Thanks to Michelle Willmers for co-authoring this blog.
The Research on Open Educational Resources for Development (ROER4D) project recently received the Open Education Consortium Open Resources, Tools and Practices Award in the category ‘Open Data’. The project was deeply honoured by this recognition, which provided an opportunity to reflect on ROER4D’s data sharing and publication journey. From the elevation of curation to a core project objective early in the project lifespan, to the formalisation of a Curation and Dissemination (C&D) team comprised of a Publishing and Curation Manager and a Project Curator, the ROER4D project has continually sought to professionalise its approach to data management and publishing. In the course of this process, the C&D team has gained a number of insights that we believe could be valuable to other projects in their data management activities.

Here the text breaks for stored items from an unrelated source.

+            const unsigned id_voff = (unsigned)(prow_of(tile) * (C4 * 2)) + id_key;
 #pragma unroll
             for (int k = 0; k < C::IPC; ++k) dma16(rres, patch_addr + (unsigned)(k * 1024), id_voff + (unsigned)(k * PPI * C4 * 2 + q * CH * 2));
         }
     };
-    issue_identity(0);
+    issue_identity(tile0, 0);
     if constexpr (C::NBUF == 3) issue_chunk<P, N1, NW, DS>(rw3, rw1, smem_addr, 1, 1, w, lane);
+    fence_operands();
     __syncthreads();
 
     GIM_TT(bneck_tail, w, 1);
     f32x16_t c1[NF];
-#pragma unroll
-    for (int f = 0; f < NF; ++f) {
-#pragma unroll
-        for (int rg = 0; rg < 4; ++rg) {
-            const float4 bb = *(const float4*)(bias + C4 + 32 * f + 8 * rg + 4 * lh);
-            c1[f][rg * 4] = bb.x; c1[f][rg * 4 + 1] = bb.y; c1[f][rg * 4 + 2] = bb.z; c1[f][rg * 4 + 3] = bb.w;
-        }
-    }
-
-#pragma unroll 1
-    for (int q = 0; q < NCHUNK; ++q) {
+
+    auto chunk = [&](const int it, const int q, auto last_of_tile) __attribute__((always_inline)) {
+        constexpr bool LAST = decltype(last_of_tile)::value;
+        const int tile = tile0 + it, g = it * NCHUNK + q;
+        const size_t prow0 = prow_of(tile);
+        int lane = lane_id;
+        asm volatile("" : "+v"(lane));
+        const int l31 = lane & 31, lh = lane >> 5, ipx = lane / LPP, isl = lane % LPP;
         tt_a = GIM_TT_NOW();
-        const bool dma_ahead = C::NBUF == 3 && q + 1 < NCHUNK;
-        const bool stores_behind = q > 0 && a.xo != nullptr;
-        if (dma_ahead) { if (stores_behind) tail_wait<C::PPW + C::IPC>(); else tail_wait<C::PPW>(); }
-        else { if (stores_behind) tail_wait<C::IPC>(); else tail_wait<0>(); }
+        tail_wait_behind<C::PPW, C::IPC, T1S>(C::NBUF == 3 && g + 1 <= last_g, g > 0, !LAST && q == 0 && g > 0);
         __syncthreads();
-        const char* wb3 = smem + (q % C::NBUF) * C::BUF;
+        const char* wb3 = smem + (g % C::NBUF) * C::BUF;
         const char* wb1 = wb3 + C::W3C;
         tt_b = GIM_TT_NOW(); tt_wait += tt_b - tt_a;
 
@@ -196,6 +214,10 @@
                     c3[f] = mfma_h16_32x32x16(wv, xi[s], c3[f]);
                 }
             }
+        }
+        if constexpr (LAST) {
+            __builtin_amdgcn_sched_barrier(0);
+            if (it + 1 < ntile) load_operands(tile + 1);
         }
         tt_a = GIM_TT_NOW(); tt_c3 += tt_a - tt_b;
 #pragma unroll
@@ -235,12 +257,18 @@
         asm volatile("s_waitcnt lgkmcnt(0)" ::: "memory");
         h16_range_track(hbig, x0); h16_range_track(hbig, x1);
         if constexpr (C::IPC == 4) { h16_range_track(hbig, x2); h16_range_track(hbig, x3); }
-        if (q + 1 < NCHUNK) issue_identity(q + 1);
-        if (q + C::NBUF - 1 < NCHUNK) issue_chunk<P, N1, NW, DS>(rw3, rw1, smem_addr, (q + C::NBUF - 1) % C::NBUF, q + C::NBUF - 1, w, lane);
-        if (a.xo != nullptr) {
-            unsigned short* xp = a.xo + (prow0 + ipx) * C4 + CH * q + isl * 8;
-            *(uint4*)(xp) = x0; *(uint4*)(xp + (size_t)PPI * C4) = x1;
-            if constexpr (C::IPC == 4) { *(uint4*)(xp + (size_t)2 * PPI * C4) = x2; *(uint4*)(xp + (size_t)3 * PPI * C4) = x3; }
+        if (g + 1 <= last_g) { if constexpr (LAST) issue_identity(tile + 1, 0); else issue_identity(tile, q + 1); }
+        if (g + C::NBUF - 1 <= last_g) {
+            const int gn = g + C::NBUF - 1;
+            issue_chunk<P, N1, NW, DS>(rw3, rw1, smem_addr, gn % C::NBUF, gn % NCHUNK, w, lane);
+        }
+        {
+            const unsigned xv = (unsigned)(((prow0 + ipx) * C4 + CH * q + isl * 8) * 2);
+            auto st = [&](const uint4 v, const int k) __attribute__((always_inline)) {
+                __builtin_amdgcn_raw_buffer_store_b128(u32x4_t{v.x, v.y, v.z, v.w}, rxo, (int)(xv + (unsigned)(k * PPI * C4 * 2)), 0, 0);
+            };
+            st(x0, 0); st(x1, 1);
+            if constexpr (C::IPC == 4) { st(x2, 2); st(x3, 3); }
         }
         tt_b = GIM_TT_NOW(); tt_epi += tt_b - tt_a;
 #pragma unroll
@@ -253,34 +281,64 @@
             }
         }
         tt_a = GIM_TT_NOW(); tt_c1 += tt_a - tt_b;
-    }
-    GIM_TT(bneck_tail, w, 2);
+    };
+
+#pragma unroll 1
+    for (int it = 0; it < ntile; ++it) {
+#pragma unroll
+        for (int f = 0; f < NF; ++f) {
+#pragma unroll
+            for (int rg = 0; rg < 4; ++rg) {
+                const float4 bb = *(const float4*)(bias + C4 + 32 * f + 8 * rg + 4 * lh);
+                c1[f][rg * 4] = bb.x; c1[f][rg * 4 + 1] = bb.y; c1[f][rg * 4 + 2] = bb.z; c1[f][rg * 4 + 3] = bb.w;
+            }
+        }
+#pragma unroll 1
+        for (int q = 0; q < NCHUNK - 1; ++q) chunk(it, q, std::false_type());
+        chunk(it, NCHUNK - 1, std::true_type());
+        if (it + 1 == ntile) GIM_TT(bneck_tail, w, 2);
+        __syncthreads();
+        const size_t prow0 = prow_of(tile0 + it);
+        char* opatch = smem + ((it * NCHUNK + NCHUNK - 1) % C::NBUF) * C::BUF + w * 4096;
+        const bool relu1 = a.act1 == GIM_ACT_RELU;
+#pragma unroll
+        for (int h2 = 0; h2 < NF / 2; ++h2) {
+#pragma unroll
+            for (int ff = 0; ff < 2; ++ff)
+#pragma unroll
+                for (int rg = 0; rg < 4; ++rg) {
+                    const f32x16_t& c = c1[2 * h2 + ff];
+                    const float lo = relu1 ? 0.f : -INFINITY;
+                    *(uint2*)(opatch + l31 * 128 + (((4 * ff + rg) ^ (l31 & 7)) << 4) + lh * 8) =
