template <int MODE>
__global__ void __launch_bounds__(TRACE_WARPS * 32, 7) k_trace(const TraceParams p) {
    extern __shared__ __align__(16) unsigned char smem_raw[];
    __shared__ uint32_t s_count[TN_MAX_LEVELS], s_offset[TN_MAX_LEVELS];
    if (threadIdx.x < TN_MAX_LEVELS) { s_count[threadIdx.x] = p.lv.count[threadIdx.x]; s_offset[threadIdx.x] = p.lv.offset[threadIdx.x]; }
    __syncthreads();
    const int warp = threadIdx.x >> 5, lane = threadIdx.x & 31;
    const size_t per_warp = (size_t)p.hcap * 8 + (size_t)p.scap * 4 + (size_t)p.lcap * 4;
    unsigned char *base = smem_raw + (size_t)warp * per_warp;
    u64 *hits = reinterpret_cast<u64 *>(base);
    uint32_t *stack = reinterpret_cast<uint32_t *>(base + (size_t)p.hcap * 8);
    uint32_t *leafq = stack + p.scap;
    const uint32_t M = p.M;

    const uint32_t nwork = p.ray_list ? *p.ray_count : p.R;
    for (uint32_t wi = blockIdx.x * TRACE_WARPS + warp; wi < nwork; wi += gridDim.x * TRACE_WARPS) {
        const uint32_t entry = p.ray_list ? p.ray_list[wi] : wi;
        const uint32_t ray = entry & 0x7FFFFFFFu;
        const bool provided = p.keys_in != nullptr && (entry >> 31) != 0u;
        const float ox = p.o[3 * (size_t)ray], oy = p.o[3 * (size_t)ray + 1], oz = p.o[3 * (size_t)ray + 2];
        const float dx = p.d[3 * (size_t)ray], dy = p.d[3 * (size_t)ray + 1], dz = p.d[3 * (size_t)ray + 2];
        const RaySetup rs = ray_setup(ox, oy, oz, dx, dy, dz);
        const float ix = __fdiv_rn(1.0f, dx), iy = __fdiv_rn(1.0f, dy), iz = __fdiv_rn(1.0f, dz);
        const float pad = 4e-6f * (fmaxf(fabsf(ox), fmaxf(fabsf(oy), fabsf(oz))) + p.absmax);

        uint32_t sc = 0, lc = 0, nh = 0;
        u64 cutoff = ~0ull;
        bool overflow = false, deferred = false;
        if (provided) {
            nh = p.num[ray];
            for (uint32_t i = lane; i < nh; i += 32) hits[i] = p.keys_in[(size_t)ray * M + i];
        } else if (rs.valid) {
            if (lane == 0) stack[0] = (uint32_t)(p.lv.nlevels - 1) << 28;
            sc = 1;
        }
        __syncwarp();

        while (sc | lc) {
            if (lc >= 32 || sc == 0) {
                const uint32_t room = (p.hcap - nh) >> 2;
                const uint32_t n = min(min(lc, 32u), room);
                if (n == 0) {
                    if (p.ovf_list != nullptr) { deferred = true; break; }
                    cutoff = rank_select(hits, nh, M - 1, lane);
                    continue;
                }
                u64 k0 = 0, k1 = 0, k2 = 0, k3 = 0;
                uint32_t fl = 0;
                if (lane < n) {
                    const uint32_t pos = leafq[lc - 1 - lane];
                    const float4 *lp = reinterpret_cast<const float4 *>(p.leaves + pos);
                    const float4 v0 = __ldg(lp), v1 = __ldg(lp + 1), v2 = __ldg(lp + 2), v3 = __ldg(lp + 3);
                    const Sheared s0 = shear(rs, v0.x, v0.y, v0.z), s1 = shear(rs, v1.x, v1.y, v1.z);
                    const Sheared s2 = shear(rs, v2.x, v2.y, v2.z), s3 = shear(rs, v3.x, v3.y, v3.z);
                    const uint32_t f0 = __float_as_uint(v0.w), f1 = __float_as_uint(v1.w), f2 = __float_as_uint(v2.w), f3 = __float_as_uint(v3.w);
                    float t, u, v;
                    if ((f0 >> 31) && tri_test(s1, s2, s3, t, u, v)) { k0 = ((u64)__float_as_uint(t) << 32) | (f0 & TN_FACE_MASK); if (k0 < cutoff) fl |= 1u; }
                    if ((f1 >> 31) && tri_test(s2, s3, s0, t, u, v)) { k1 = ((u64)__float_as_uint(t) << 32) | (f1 & TN_FACE_MASK); if (k1 < cutoff) fl |= 2u; }
                    if ((f2 >> 31) && tri_test(s3, s0, s1, t, u, v)) { k2 = ((u64)__float_as_uint(t) << 32) | (f2 & TN_FACE_MASK); if (k2 < cutoff) fl |= 4u; }
                    if ((f3 >> 31) && tri_test(s0, s1, s2, t, u, v)) { k3 = ((u64)__float_as_uint(t) << 32) | (f3 & TN_FACE_MASK); if (k3 < cutoff) fl |= 8u; }
                }
                const uint32_t c = __popc(fl);
                const uint32_t incl = warp_incl_scan(c, lane);
                const uint32_t total = __shfl_sync(FULL, incl, 31);
                uint32_t w = nh + incl - c;
                if (fl & 1u) hits[w++] = k0;
                if (fl & 2u) hits[w++] = k1;
                if (fl & 4u) hits[w++] = k2;
                if (fl & 8u) hits[w++] = k3;
                nh += total;
                lc -= n;
                __syncwarp();
            } else {
                const uint32_t n = min(min(sc, 32u), (p.scap - sc) / (TN_FAN - 1u));
                if (n == 0) { if (p.ovf_list != nullptr) deferred = true; else overflow = true; break; }
                uint32_t hm = 0, cl = 1, cbase = 0;
                if (lane < n) {
                    const uint32_t e = stack[sc - 1 - lane];
                    cl = (e >> 28) - 1u;
                    cbase = (e & 0x0FFFFFFFu) << TN_FAN_LOG2;
                    const uint32_t nc = min(TN_FAN, s_count[cl] - cbase);
                    const float4 *np = p.nodes + 2 * (size_t)(s_offset[cl] + cbase);
#pragma unroll
// ... 83 lines not shown
        if (lane == 0) p.num[ray] = jc;
        __syncwarp();
    }
}
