@@ -231,11 +231,10 @@
 void launch_rownorm_dot(hipStream_t s, const double *V, int64_t ld, const double *vec,
                         int64_t ncols, int64_t m, double *dot, double *sq);
 
-void launch_zero_upper_blocks(hipStream_t s, double *R, int64_t ld, int64_t npad);
 void launch_alpha_from_y(hipStream_t s, const double *Y, int64_t ld, const double *z,
                          int64_t npad, double *alpha);
 void launch_zero_block(hipStream_t s, double *B, int64_t ld, int64_t rows, int64_t cols);
-void launch_ydiag(hipStream_t s, const double *Dinv, double *Ydiag, int64_t ld);
+void launch_ydiag(hipStream_t s, const double *Dinv, double *Ydiag, int64_t ld, int64_t zero_rows_below = 0);
 void launch_tinv_init(hipStream_t s, const double *Dinv, double *X, double *XT, int nsub, int64_t tld);
 void launch_tinv_init(hipStream_t s, const float *Dinv, float *X, float *XT, int nsub, int64_t tld);
 void launch_blockmm(hipStream_t s, int nprod, const double *const *A, const int64_t *lda, const double *const *B,
diff --git a/gogp_amd/csrc/gemm_plan.h b/gogp_amd/csrc/gemm_plan.h
--- a/gogp_amd/csrc/gemm_plan.h
+++ b/gogp_amd/csrc/gemm_plan.h
@@ -36,7 +36,9 @@
   p.trap = mode == GEMM_TRAP;
   p.rule = p.tpb_shift = p.rblk0 = p.cblk0 = p.pr = p.pc = p.beta0 = 0;
   p.Pr = p.Pc = 1;
-  p.new_row0 = (mode == GEMM_LOWER && grid && grid->new_row0 >= 0) ? grid->new_row0 : NONE;
+  p.new_row0 = (mode == GEMM_LOWER && grid && grid->new_row0 >= 0)        ? grid->new_row0
+               : (mode == GEMM_RECT && grid && grid->rect_new_row0 >= 0) ? grid->rect_new_row0
+                                                                         : NONE;
   p.ktri = (mode == GEMM_RECT && grid && grid->ktri) ? 1 : 0;
   p.prio = grid ? grid->prio : 0;
   p.krag0 = (mode != GEMM_LAUUM && mode != GEMM_TRAP && grid && grid->krag0 >= 0 && !p.ktri) ? grid->krag0 : NONE;
diff --git a/gogp_amd/csrc/gemm_tile.h b/gogp_amd/csrc/gemm_tile.h
--- a/gogp_amd/csrc/gemm_tile.h
+++ b/gogp_amd/csrc/gemm_tile.h
@@ -78,6 +78,7 @@
     if (g.trap && (tj * BT) / PANEL > (ti * BT) / PANEL) return false;
   }
   T beta = g.beta;
+  if (ti >= g.new_row0) beta = T(0);
   if (g.rule) {
     const int gI = (g.rblk0 + (ti >> g.tpb_shift)) * g.Pr + g.pr;
     const int gJ = (g.cblk0 + (tj >> g.tpb_shift)) * g.Pc + g.pc;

In August 2015, the C&D team launched the ROER4D Open Data Initiative, which aimed to support sub-project researchers in making their data openly available through a co-ordinated, strategic open data publishing process. We published our first open dataset as part of a collaboration with Factors influencing Open Educational Practices and OER in the Global South.
We’ve had a number of insights over the course of implementing the Open Data Initiative that we’ve shared at webinars with colleagues at UCT and beyond. There is a growing expectation on the part of funders and institutional management that researchers incorporate research data management (RDM) as part of research design and funding proposal processes. Postgraduate students, in particular, are under significant pressure in this regard, and at UCT, RDM is now included in a new memorandum of understanding between students and supervisors. Engaging with the concept and technicalities of RDM is therefore becoming an integral part of professional research practice.
We would argue that the process of preparing one’s data for publication has benefits for all researchers, even if it does not result in an openly-licensed, published dataset. The data publication process contains within it the components of a measured, strategic approach to all aspects of RDM, from ethics and consent to metadata description and long-term preservation. Within this context, the comprehensive planning and rigorous curatorial work needed to publish data openly supports and elevates good research practice. The understandable concerns that researchers have about sharing their data can be harnessed to improve the quality and rigour of their data management and collection processes.
Data publishing vs data sharing
Over time, the C&D team has found it valuable to differentiate between sharing and publication, with “sharing” referring to internal collaborative activity within the project network and “publishing” referring to the processing, packaging and communication of content to outside audiences through the production of formal outputs. We believe that this differentiation, particularly the framing of open data in terms of a publishing process, has strengthened the Open Data Initiative by drawing on familiar discourses of academic publishing and its concomitant quality assurance mechanisms. The cleaning of data, creation of comprehensive metadata and association with contextual material to make those data understandable, as well working with external, professional partners (such as DataFirst), mirrors traditional journal or book publishing processes.
In positioning our Open Data Initiative as a publishing process we are not disparaging of the concept of sharing. Sharing is key to all aspects of open research, including open data, but it also forms part of normal academic practice in terms of collaboration with colleagues, students and other external parties. The concept of publication builds on sharing by emphasising the organisation and presentation of material for an external audience, which entails a level of considered action and thinking that sharing does not always entail.
That said, any publication process also entails a cost component in the form of professional expertise, whether this is provided internally in the project structure or by external experts. This additional expense needs to be factored in at an early stage when considering data publishing as part of formal project activity.
Open data enhances rigour
A second insight we’ve gained is that open data publication has a strong role to play as a rigour- or quality-enhancing mechanism. In the ROER4D context, the intense scrutiny that datasets have undergone prior to and during the publication process has led to improved verification and validation of their internal coherence and consistency, and the combination of external critique by the C&D team and internal reflection by the contributing researchers facilitated by the publication process has improved the quality of the datasets. In some cases this scrutiny has fed back into improving the quality of the analysis, and how the findings are presented.
Well begun is half done
In a recent DMP tool. More important though, as borne out by the ROER4D experience, is the elevation of data management and curation more generally to a core project objective rather than a post-project archiving process.
In summary, ROER4D’s experience has been that professionalised data management supports core aspects of the research endeavour and facilitates the development of skills such as curation and copyright management that are becoming increasingly important in all research endeavours. Open data publication, in particular, stresses the development of these skills and of a rigorous and holistic approach to data management. Rather than being a disincentive to engage, we see this heightened scrutiny in a positive light. It is a means to refine and improve data quality and general research practice, and fosters an appreciation for the value of open practices and the sharing of open content amongst researchers.